From the entries, filter out every line that lacks "unsigned" and copy the rest.

(Record set begins)

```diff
@@ -153,19 +175,16 @@
 #pragma unroll
                 for (int a = 0; a < 16; a++) L[a] = bld2(rin, voff, (unsigned)a * kRowGrp);
             }
-            cbn = bld2(rcb, voffc, (unsigned)pn * 4096u);
+            if constexpr (!kSplit) cbn = bld2(rcb, voffc, (unsigned)pn * 4096u);
+            const float2 *const r0 = tr0 + (kSplit ? 128 * ps : 0), *const r1 = tr1 + (kSplit ? 0 : 288 * ps);
             if constexpr (kIq) {
 #pragma unroll
                 for (int a = 0; a < 16; a++) cur[a] = iq_widen_bits(TI{}, __float_as_uint(cur[a].x), iq_scale);
             }
             dft16<false>(cur);
             cf tw[16];
-#pragma unroll
-            for (int i = 0; i < 8; i++) {
-                const float4 t = ld4(&wrf[2 * i]);
-                tw[2 * i] = mk(t.x, t.y); tw[2 * i + 1] = mk(t.z, t.w);
-            }
-            if (OFF) {
+            ld_row_sh<OFF>(tw, wrf);
+            if constexpr (OFF) {
 #pragma unroll
                 for (int p = 0; p < 16; p++) st2(&scrw[68 * ((p - r16) & 15)], cmul(cur[rev16(p)], tw[p]));
             } else {
@@ -178,10 +197,9 @@
             strip_get(v, scrr);
             if constexpr (FWD) {
                 dft16<false>(v);
-                const float2 *sar = SA + (ps * 16 + b) * kSaLd;
 #pragma unroll
                 for (int i = 0; i < 8; i++) {
-                    const float4 t0 = ld4(&btr[2 * i]), t1 = ld4(&sar[2 * i]);
+                    const float4 t0 = ld4(&r0[2 * i]), t1 = ld4(&r1[2 * i]);
                     const cf y0 = cmul(cmul(cmul(v[rev16(2 * i)], mk(t0.x, t0.y)), mk(t1.x, t1.y)), cb);
                     const cf y1 = cmul(cmul(cmul(v[rev16(2 * i + 1)], mk(t0.z, t0.w)), mk(t1.z, t1.w)), cb);
                     if (i < 4) { FDC_GPUT(2 * i, ps, y0); FDC_GPUT(2 * i + 1, ps, y1); }
@@ -194,20 +212,15 @@
                 dft16<false>(v);
                 cf u[16];
                 {
-                    const float2 *sar = SA + (ps * 16 + b) * kSaLd;
 #pragma unroll
                     for (int i = 0; i < 8; i++) {
-                        const float4 t0 = ld4(&btr[2 * i]), t1 = ld4(&sar[2 * i]);
+                        const float4 t0 = ld4(&r0[2 * i]), t1 = ld4(&r1[2 * i]);
                         u[HALF ? 2 * i : (2 * i) ^ 8] = cmul(cmul(v[rev16(2 * i)], mk(t0.x, t0.y)), mk(t1.x, t1.y));
                         u[HALF ? 2 * i + 1 : (2 * i + 1) ^ 8] = cmul(cmul(v[rev16(2 * i + 1)], mk(t0.z, t0.w)), mk(t1.z, t1.w));
                     }
                 }
                 dft16<true>(u);
-#pragma unroll
-                for (int i = 0; i < 8; i++) {
-                    const float4 t = ld4(&wr[2 * i]);
-                    tw[2 * i] = mk(t.x, t.y); tw[2 * i + 1] = mk(t.z, t.w);
-                }
+                ld_row_sh<false>(tw, wr);
                 u[rev16(0)] = cmul(u[rev16(0)], cb);
 #pragma unroll
                 for (int p = 1; p < 16; p++) u[rev16(p)] = cmul(cmulc(u[rev16(p)], tw[p]), cb);
diff --git a/gr-fdc_amd/csrc/fdc_blockcommon.hpp b/gr-fdc_amd/csrc/fdc_blockcommon.hpp
--- a/gr-fdc_amd/csrc/fdc_blockcommon.hpp
+++ b/gr-fdc_amd/csrc/fdc_blockcommon.hpp
@@ -50,6 +50,21 @@
         const float4 q = ld4(&row[2 * i]);
         t[2 * i] = mk(q.x, q.y); t[2 * i + 1] = mk(q.z, q.w);
     }
+}
+
+template <bool WRAP>
+__device__ __forceinline__ void ld_row_sh(cf (&t)[16], const float2 *row)
+{
+#pragma unroll
+    for (int i = 0; i < 7; i++) {
+        const float4 q = ld4(&row[2 * i]);
+        t[2 * i + 1] = mk(q.x, q.y); t[2 * i + 2] = mk(q.z, q.w);
+    }
+    if constexpr (WRAP) {
+        const float4 q = ld4(&row[14]);
+        t[15] = mk(q.x, q.y); t[0] = mk(q.z, q.w);
+    } else
+        t[15] = ld2(&row[14]);
 }
 
 constexpr int kStripPts = 1084;
```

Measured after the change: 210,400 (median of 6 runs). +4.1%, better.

(Record set ends)

### Written response
                 for (int a = 0; a < 16; a++) L[a] = bld2(rin, voff, (unsigned)a * kRowGrp);
-            cbn = bld2(rcb, voffc, (unsigned)pn * 4096u);
+            if constexpr (!kSplit) cbn = bld2(rcb, voffc, (unsigned)pn * 4096u);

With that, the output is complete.